Inflation is Your Friend (or at least the enemy of your enemy)

Remarkl
8 min readAug 14, 2020

Inflation is …

Inflation is one of the most misunderstood concepts in finance, perhaps because the term is often used imprecisely. I will use the word precisely in this essay, not in the sense that I will use it in the only “correct” way, but in the sense that when I use it here, it will mean the very specific thing I intend it to mean.
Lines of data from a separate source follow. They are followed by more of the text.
// ... 50 lines not shown
    size_t a_dhl[2];
    size_t a_dinp[2];
    size_t a_s2cnt, a_s2off, a_s2cur, a_s2sid, a_s2pos;
    int E, Ep;
    size_t p_Emb;
    size_t a_emb, a_demb;
    LayerLayout layer[2 * SBR_MAX_LAYERS];
    size_t p_WoutT, p_bout;
    size_t n_params;
    size_t p_split;
    size_t n_state_arrays;
    size_t s_params, s_grads, s_state, s_act, s_end;
    size_t a_logits;
    size_t a_dhlast;
    size_t a_rowcost;
    int NT;
    size_t a_dflt;
    size_t a_Wc, a_bc, a_act, a_dWc, a_dbc;
    size_t a_ws; size_t ws_floats;
    size_t a_ws2; size_t ws2_floats;
    size_t a_csum;
    size_t a_prof;
    size_t a_fault;
    size_t a_clx;
    size_t a_X, a_len, a_tgt, a_smp, a_cells, a_pop, a_topk;
    size_t a_X2, a_len2, a_tgt2, a_smp2, a_pop2;
    size_t a_scnt, a_soff, a_scur, a_sid, a_spos;
    size_t a_sP;
    size_t a_hstat;
    size_t a_srpart, a_srid; int sr_slots;
    int tail_keys;
    size_t a_prog;
    size_t a_done;
};

int sbr_build_layout(const sbr_config& cfg, Layout& lay, std::string& err);

struct ParamDesc { std::string name; int layer; int kind; int gate; int64_t d0, d1; int ndim; };
void sbr_param_descs(const Layout& lay, std::vector<ParamDesc>& out);

#define SBR_TCHUNKS_MAX 9
struct SbrTChunks { int n; int lo[SBR_TCHUNKS_MAX + 1]; };
constexpr int kWgradSlices = 256;
constexpr int kWgradX6Wgs = 512;
constexpr int kTailChunksMax = 8;
constexpr int kTailPubEvery = 2;
constexpr int kTailShortChunks = 3;
constexpr int kTailFenceKb = 124;
constexpr int kTailFirst = 6;
constexpr int kTailScatterUnits = 192;
constexpr int kTailGemmGroups = 64;
constexpr int kTailSlabMax = 512;
constexpr double kTailSlabGrowth = 0.35;
constexpr bool kTailGateFirst = true;
constexpr int kTailGateSleep = 32;
constexpr bool kStepJoinGate = true;
constexpr bool kStepForkGate = true;
static inline double sbr_tail_geom(int scatter_lds) { return scatter_lds ? 1.6 : 2.6; }

enum ScatForm { SCAT_REDUCE = 0, SCAT_RANGE = 1, SCAT_WIDE = 2, SCAT_ATOMIC = 3, SCAT_POLL = 4, SCAT_LDS = 5 };
struct ScatReduce { int nv; bool comb; };
struct ScatPlan {
    ScatForm plain = SCAT_REDUCE, tail = SCAT_POLL;
    ScatReduce reduce = {0, false};
    int range_nv = 0, wide_nvw = 0, wide_nvb = 0;
    int poll_nv = 0;
    int lds_nv = 0, floor_cost = 0, rows_lds = 0;
    bool wide_rows = false;
};
static inline bool sbr_scatter_wide_rows(int Ep, int GHp) { return !Ep && GHp >= 512 && GHp <= 8192; }
static inline int sbr_scatter_wide_slots(size_t max_entries) { return (int)(max_entries / 64 + max_entries / 65 + 2); }
ScatReduce sbr_scat_reduce_recipe(int row_floats);
ScatPlan sbr_scat_plan(int GHp, int Ep, int n_ids, int entries, int D, bool atomic, int scat_range, int tail_scatter_lds,
                       int tail_chunks, int units, int part_slots);
constexpr int kRankThreads = 1024;
constexpr int kRankLdsRow = 32768;
constexpr int kRankSortLds = 2048;
constexpr int kGoalRankTile = 1024;
static_assert(kGoalRankTile == kRankThreads, "ev_goal_rank_kernel: a thread owns one goal item of the tile and one word of its scan");

__device__ __forceinline__ unsigned rank_key(float v) {
    if (!(v > -INFINITY)) return 0u;
    unsigned u = __float_as_uint(v);
    if (v == 0.0f) u = 0u;
    return (u & 0x80000000u) ? ~u : (u | 0x80000000u);
}

struct UserSplit {
    int L, half, fed;
    __host__ __device__ constexpr UserSplit(long long off_lo, long long off_hi, int T)
        : L((int)(off_hi - off_lo)), half(L / 2), fed(T < half ? T : half) {}
    __host__ __device__ constexpr int goal_len() const { return L - half; }
    __host__ __device__ constexpr int viewed_begin() const { return 0; }
    __host__ __device__ constexpr int viewed_end() const { return half; }
    __host__ __device__ constexpr int window_begin() const { return half - fed; }
    __host__ __device__ constexpr int window_end() const { return half; }
};
#define SBR_SPLIT_IS(L, T, H, G, WB) (UserSplit(100, 100 + (L), (T)).half == (H) && UserSplit(100, 100 + (L), (T)).goal_len() == (G) && \
                                      UserSplit(100, 100 + (L), (T)).window_begin() == (WB) && UserSplit(100, 100 + (L), (T)).window_end() == (H))
static_assert(SBR_SPLIT_IS(2, 0, 1, 1, 1) && SBR_SPLIT_IS(2, 1, 1, 1, 0) && SBR_SPLIT_IS(2, 5, 1, 1, 0), "L = 2: one item viewed, one the goal");
static_assert(SBR_SPLIT_IS(3, 0, 1, 2, 1) && SBR_SPLIT_IS(3, 1, 1, 2, 0) && SBR_SPLIT_IS(3, 2, 1, 2, 0), "L = 3: the odd item belongs to the goal");
static_assert(SBR_SPLIT_IS(7, 2, 3, 4, 1) && SBR_SPLIT_IS(7, 3, 3, 4, 0) && SBR_SPLIT_IS(7, 4, 3, 4, 0), "L = 7: the window is the END of the viewed half");
#undef SBR_SPLIT_IS

#define HEAD_WAIT_TICKS 6000ull
struct SbrSwitches {
// ... 168 lines not shown
void plan_tail(sbr_handle* h);
bool head_sampled_taken(const sbr_handle* h, int rows);
void mark(sbr_handle* h, int i);
SbrSparseRows sparse_rows(sbr_handle* h, int b);
SbrSparseUpd sparse_upd(sbr_handle* h);
int side_join(sbr_handle* h);
static inline bool sparse_lazy(const sbr_handle* h) { return h->lay.n_sparse > 0 && h->lay.cfg.updater != SBR_UPD_ADAGRAD; }
struct SbrSortKeys { int *cnt, *off, *cur, *sid, *pos; };
SbrSortKeys sort_keys(const sbr_handle* h, int dir);
std::vector<std::pair<size_t, size_t>> sparse_float_ranges(const Layout& lay);

#define SBR_DYN_LDS(KERNEL, LDS) do { static int sbr_dyn_lds_set_ = -1; if ((int)(LDS) > sbr_dyn_lds_set_) { \
        (void)hipFuncSetAttribute((const void*)KERNEL, hipFuncAttributeMaxDynamicSharedMemorySize, (int)(LDS)); sbr_dyn_lds_set_ = (int)(LDS); } } while (0)
#define SBR_DONE_COPIES 32
#define SBR_DONE_STRIDE 1088
struct SbrPoll { const int* words; int n; int* done; int epoch; int rows_per_step; int* fault; int n_small, k_small;
                 unsigned long long* trace; const int* slab_lo; int n_slabs; };

hipError_t launch_gather_xt(hipStream_t s, const float* Win, const float* bias, const int* X, float* xt,
                            int T, int Bp, int F, int GHp, int n_rows_in);
hipError_t launch_scatter_rows(hipStream_t s, float* dWin, const float* dxt, const int* X, const int* len,
                               int T, int Bp, int F, int GHp);
hipError_t launch_scatter_sort(hipStream_t s, const int* X, const int* len, int T, int Bp, int F, int n_ids, int* cnt,
                               int* offs, int* cur, int* sid, int* spos, int concat = 0, int tch = 0, int n_tchunks = 1, const SbrTChunks* bounds = nullptr,
                               int* cnt_zero_n = nullptr);
int sbr_scatter_lds_ids();
hipError_t launch_tail_gate(hipStream_t s, const int* progress, int n, int epoch, int target, int* fault);
hipError_t launch_tail_gate_wave(hipStream_t s, const int* progress, int n, int epoch, int target, int* fault);
hipError_t launch_step_gate(hipStream_t s, const int* w0, const int* w1, int epoch, int* fault);
hipError_t launch_step_word(hipStream_t s, int* word, int epoch);
hipError_t launch_gather_concat(hipStream_t s, const float* Wemb, const int* X, float* out, int T, int Bp, int F, int Ep);
hipError_t launch_rev_rows_int(hipStream_t s, const int* X, const int* len, int* Xr, int T, int Bp, int F);
hipError_t launch_rev_rows(hipStream_t s, const float* src, const int* len, float* dst, int T, int Bp, int W);
hipError_t launch_cat_outputs(hipStream_t s, const float* hs_f, const float* hs_b, const int* len, float* cat, int T, int Bp, int Hp);
hipError_t launch_hcat(hipStream_t s, const float* hf, const float* hb, float* out, int Bp, int Hp);
hipError_t launch_split_cols(hipStream_t s, const float* src, float* a, float* b, int rows, int Hp);
hipError_t launch_uncat(hipStream_t s, const float* f, const float* r, const int* len, float* out_f, float* out_b, int T, int Bp,
                        int W, int Hp);
hipError_t launch_scatter_range(hipStream_t s, float* dWin, const float* dxt, const int* sid, const int* spos, const int* offs, int n_ids,
                                int GHp, float* part, int* part_id, int n_ranges, const ScatPlan& plan);
#define SBR_SCAT_RANGES 512
hipError_t launch_scatter_wide(hipStream_t s, float* dWin, const float* dxt, const int* sid, const int* spos, const int* offs, int n_ids,
                               int max_entries, int GHp, float* part, int* aux, int n_slots, const ScatPlan& plan);
hipError_t launch_scatter_reduce(hipStream_t s, float* dWin, const float* dxt, const int* sid, const int* spos,
                                 const int* offs, int n_ids, int max_entries, int GHp, int Bp, const ScatReduce& recipe);
hipError_t launch_scatter_reduce_poll(hipStream_t s, float* dWin, const float* dxt, const int* sid, const int* spos, const int* offs,
                                      int n_ids, int n_tchunks, int max_entries, int GHp, int Bp, const SbrPoll& poll,
                                      const SbrTChunks& bounds, int short_chunks, bool fence_on, const ScatPlan& plan);
hipError_t launch_scatter_cost_scan(hipStream_t s, const int* offs, int* P, int n_ids, int n_tchunks, const ScatPlan& plan);
hipError_t launch_scatter_lds_poll(hipStream_t s, float* dWin, const float* dxt, const int* sid, const int* spos, const int* offs, const int* P,
                                   int n_ids, int n_tchunks, int GHp, const SbrPoll& poll, const SbrTChunks& bounds,
                                   int units, const ScatPlan& plan, bool monitor = false, int t_lo = 0);
hipError_t launch_tail_monitor(hipStream_t s, const SbrPoll& poll, int t_lo);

Irving Fisher’s Equation of Exchange connects money and economic activity:

MV=PQ

For purposes of this essay, “inflation” means a positive change in P, and “deflation” means a negative change in P. Thus, as used here, inflation means a general rise in nominal prices, the kind of thing that allows us to say that $X in 1927 is the equivalent of $Y in 2020, not a change in real prices for individual goods or services (transistors or tummy-tucks) or in the price of assets, which I consider a reduction in the price of risk. Fisher’s equation may hold for a segment of the economy, but in this essay I am concerned with a particular economy: the one that uses the US dollar as its medium of exchange. That economy is bigger than the US alone, which is why Q cannot by measured as the goods and services comprising GDP.

Inflation is a tax.

Let’s get this bugbear out of the way early. Yes, inflation is a tax. Before there was inflation, governments actually imposed an overt tax on cash. Money could not be used as legal tender unless it bore a current stamp, and the stamp could only be obtained by paying a tax. The purpose of the tax was to discourage hoarding of cash in a barter economy. If you sold something, you were expected to buy something. To be clear, the point was not to discourage saving. The “demurrage” tax applied to cash, not other assets. Capital spending is spending, too. Money could be saved so long as it was invested. A policy that promotes spending does not necessarily promote consumption.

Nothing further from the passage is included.